*** ENTRIES SHOWN

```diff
@@ -1701,12 +1707,12 @@
                 f32x4 dw_raw[2][REC / 256];
                 if constexpr (HASE) {
 #pragma unroll
-                    for (int ne = 0; ne < 2; ++ne)
+                    for (int ne = 0; ne < NE; ++ne)
 #pragma unroll
                         for (int h2 = 0; h2 < REC / 256; ++h2)
-                            dw_raw[ne][h2] = __builtin_bit_cast(f32x4, __builtin_amdgcn_raw_buffer_load_b128(W.dw, lane_off, uint32_t(i * CK + (w * 2 + ne) * 16) * uint32_t(REC / 4) + uint32_t(h2) * 1024u, 0));
-#pragma unroll
-                    for (int ne = 0; ne < 2; ++ne)
+                            dw_raw[ne][h2] = __builtin_bit_cast(f32x4, __builtin_amdgcn_raw_buffer_load_b128(W.dw, lane_off, uint32_t(i * CK + (NE == 2 ? w * 2 + ne : w) * 16) * uint32_t(REC / 4) + uint32_t(h2) * 1024u, 0));
+#pragma unroll
+                    for (int ne = 0; ne < NE; ++ne)
 #pragma unroll
                         for (int t = 0; t < 4; ++t) accE[ne][t] = f32x4{0.f, 0.f, 0.f, 0.f};
                     read_step(0); read_step(1); read_step(2);
@@ -1717,7 +1723,8 @@
 #pragma unroll
                 for (int sl = 0; sl < C / 32; ++sl) {
                     const int dt = sl / 4, ph = sl % 4;
-                    if constexpr (HASD) {
+                    const bool dwork = HASD && dt < NDT;
+                    if (dwork) {
                         if constexpr (KS == 3) {
                             if (ph == 2) dw.template load<1>(my_dws + dt * 256, lg, edge);
                             if (sl == 4) dw.template load<0>(my_dws + 256, lg, edge);
@@ -1735,7 +1742,7 @@
                             const int st = sl * 4 + t;
                             if (st + 3 < 4 * (C / 32)) read_step(st + 3);
 #pragma unroll
-                            for (int ne = 0; ne < 2; ++ne) {
+                            for (int ne = 0; ne < NE; ++ne) {
                                 if constexpr ((X3_ABL & 128) != 0) {
                                     x3_mfma(e_h[sl % EW][ne], ring_h[st % 4], accE[ne][t], true);
                                     if (sl & 1) x3_mfma8(x3_cat(e_l[0][ne], e_l[1][ne]), x3_cat(ring_l[st % 4], ring_l[(st + 1) % 4]), accE[ne][t], true);
@@ -1746,10 +1753,11 @@
                                 x3_mfma(e_h[sl % EW][ne], ring_h[st % 4], accE[ne][t], !(X3_ABL & 2));
                             }
                         }
-                        if (sl + EW < C / 32) load_e(i, sl + EW);
-                        else load_e(i + 1 < n ? i + 1 : i, sl + EW - C / 32);
+                        if (sl + EW < C / 32) load_e(std::integral_constant<int, NE>{}, i, NE == 1, sl + EW);
+                        else if (i + 1 < n) load_e(std::integral_constant<int, 2>{}, i + 1, tail && i + 2 == n, sl + EW - C / 32);
+                        else load_e(std::integral_constant<int, NE>{}, i, NE == 1, sl + EW - C / 32);
                     }
-                    if constexpr (HASD) {
+                    if (dwork) {
                         if constexpr (KS == 3) {
                             if (ph == 0) dw.template gather<0>(accD[dt], hi);
                             if (ph == 1) { dw.template taps<0>(0, 4); dw.pin_taps(0, 4, 0); }
@@ -1762,7 +1770,7 @@
                         }
                         if (ph == 3) {
                             if constexpr (KS == 3) dw.template taps<1>(0, 4);
-                            const int cl = (w * 2 + dt) * 16 + lg * 4;
+                            const int cl = (NDT == 2 ? w * 2 + dt : w) * 16 + lg * 4;
 #pragma unroll
                             for (int t = 0; t < 4; ++t) {
                                 half4 h, l;
@@ -1777,35 +1785,46 @@
                         }
                     }
                     if constexpr (HASE && HASD) {
-#pragma unroll
-                        for (int r = 0; r < 24; ++r) {
-                            __builtin_amdgcn_sched_group_barrier(0x008, 1, 0);
-                            __builtin_amdgcn_sched_group_barrier(0x002, 4, 0);
+                        if (dwork) {
+                            constexpr int NV = NE == 2 ? 4 : 8;
+#pragma unroll
+                            for (int r = 0; r < 12 * NE; ++r) {
+                                __builtin_amdgcn_sched_group_barrier(0x008, 1, 0);
+                                __builtin_amdgcn_sched_group_barrier(0x002, NV, 0);
+                            }
                         }
                     }
                     __builtin_amdgcn_sched_barrier(0);
                 }
                 if constexpr (HASE) {
 #pragma unroll
-                    for (int ne = 0; ne < 2; ++ne)
+                    for (int ne = 0; ne < NE; ++ne)
 #pragma unroll
                         for (int h2 = 0; h2 < REC / 256; ++h2) *reinterpret_cast<f32x4*>(my_dws + ne * REC + h2 * 256 + lane * 4) = dw_raw[ne][h2];
 #pragma unroll
-                    for (int ne = 0; ne < 2; ++ne)
+                    for (int ne = 0; ne < NE; ++ne)
 #pragma unroll
                         for (int t = 0; t < 4; ++t) accD[ne][t] = accE[ne][t];
                 }
             };
-            for (int i = 0; i <= n; ++i) {
+            auto step = [&](auto ewid_c, auto dwid_c, int i) {
                 const int kk = i - 1;
                 X3_STAMP(0);
-                if (i == 0) interval(std::true_type{}, std::false_type{}, i);
-                else if (i < n) interval(std::true_type{}, std::true_type{}, i);
-                else interval(std::false_type{}, std::true_type{}, i);
+                interval(ewid_c, dwid_c, i);
                 X3_STAMP(3);
                 if constexpr (!(X3_ABL & 32)) __syncthreads();
                 X3_STAMP(4);
-            }
+            };
+            using W0 = std::integral_constant<int, 0>;
+            using W64 = std::integral_constant<int, 64>;
+            using W128 = std::integral_constant<int, 128>;
+            const int nfull = tail ? n - 1 : n;
+            step(W128{}, W0{}, 0);
+            for (int i = 1; i < nfull; ++i) step(W128{}, W128{}, i);
+            if (tail) {
+                step(W64{}, W128{}, n - 1);
+                step(W0{}, W64{}, n);
+            } else step(W0{}, W128{}, n);
             first_chunk_requested = false;
             if (blk + 1 < a.nblocks && a.blocks[blk + 1].se_kind == 0) {
                 const X3TowerBlock& dn = a.blocks[blk + 1];
@@ -1823,6 +1842,7 @@
         const X3Weights W = x3_weights(d.w1pk, d.w1pk_lo, d.w3pk, d.w3pk_lo, d.dwpk, d.cop_pad);
         const int n = W.cop_pad / CK;
         const int nslab3 = W.cop_pad >> 5;
+        const bool tail = KS == 3 && x3_tail_chunk(d, n);
 #ifdef CRA_X3_TRACE
         const bool tracing = (b == 0 || b == 131) && blk == CRA_X3_TRACE;
         int trace_n = 0;
@@ -1862,7 +1882,8 @@
                 __syncthreads();
                 __syncthreads();
             }
-            for (int kk = 0; kk < n; ++kk) {
+            auto project = [&](auto pwid_c, int kk) {
+                constexpr int NS = decltype(pwid_c)::value / 32;
                 const half_t* const t2h = T.t2h + (kk & 1) * 64 * TROW;
                 const half_t* const t2l = T.t2l + (kk & 1) * 64 * TROW;
                 X3_STAMP(8);
@@ -1881,8 +1902,8 @@
                 };
                 read_t2(0, bh[0], bl[0]);
 #pragma unroll
-                for (int s2 = 0; s2 < CK / 32; ++s2) {
-                    if (s2 + 1 < CK / 32) read_t2(s2 + 1, bh[(s2 + 1) & 1], bl[(s2 + 1) & 1]);
+                for (int s2 = 0; s2 < NS; ++s2) {
+                    if (s2 + 1 < NS) read_t2(s2 + 1, bh[(s2 + 1) & 1], bl[(s2 + 1) & 1]);
                     __builtin_amdgcn_sched_barrier(0);
 #pragma unroll
                     for (int j = 0; j < NJ; ++j)
@@ -1896,8 +1917,8 @@
                     for (int j = 0; j < NJ; ++j)
 #pragma unroll
                         for (int t = 0; t < 4; ++t) x3_mfma(p_h[s2 % PW][j], bh[s2 & 1][t], accP[j][t], !(X3_ABL & 4));
-                    if (s2 + PW < CK / 32) load_p(kk, s2 + PW);
-                    else load_p(kk + 1 < n ? kk + 1 : kk, s2 + PW - CK / 32);
+                    if (s2 + PW < NS) load_p(kk, s2 + PW);
+                    else load_p(kk + 1 < n ? kk + 1 : kk, s2 + PW - NS);
                     if (s2 == 1) X3_STAMP(9);
                     __builtin_amdgcn_sched_barrier(0);
                 }
@@ -1906,7 +1927,9 @@
                     if constexpr (!(X3_ABL & 32)) __syncthreads();
                 }
                 X3_STAMP(11);
-            }
+            };
+            for (int kk = 0; kk < (tail ? n - 1 : n); ++kk) project(std::integral_constant<int, CK>{}, kk);
+            if (tail) project(std::integral_constant<int, 64>{}, n - 1);
 #pragma unroll
             for (int j = 0; j < NJ; ++j) {
                 const int co0 = (w * NJ + j) * 16 + lg * 4;
```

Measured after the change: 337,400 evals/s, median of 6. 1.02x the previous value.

******

→ TASK GOAL:
Scan the data above for the word "accD". Copy every line in which it is found.

→ WRITTEN ANSWER:
                             if (ph == 0) dw.template gather<0>(accD[dt], hi);
                         for (int t = 0; t < 4; ++t) accD[ne][t] = accE[ne][t];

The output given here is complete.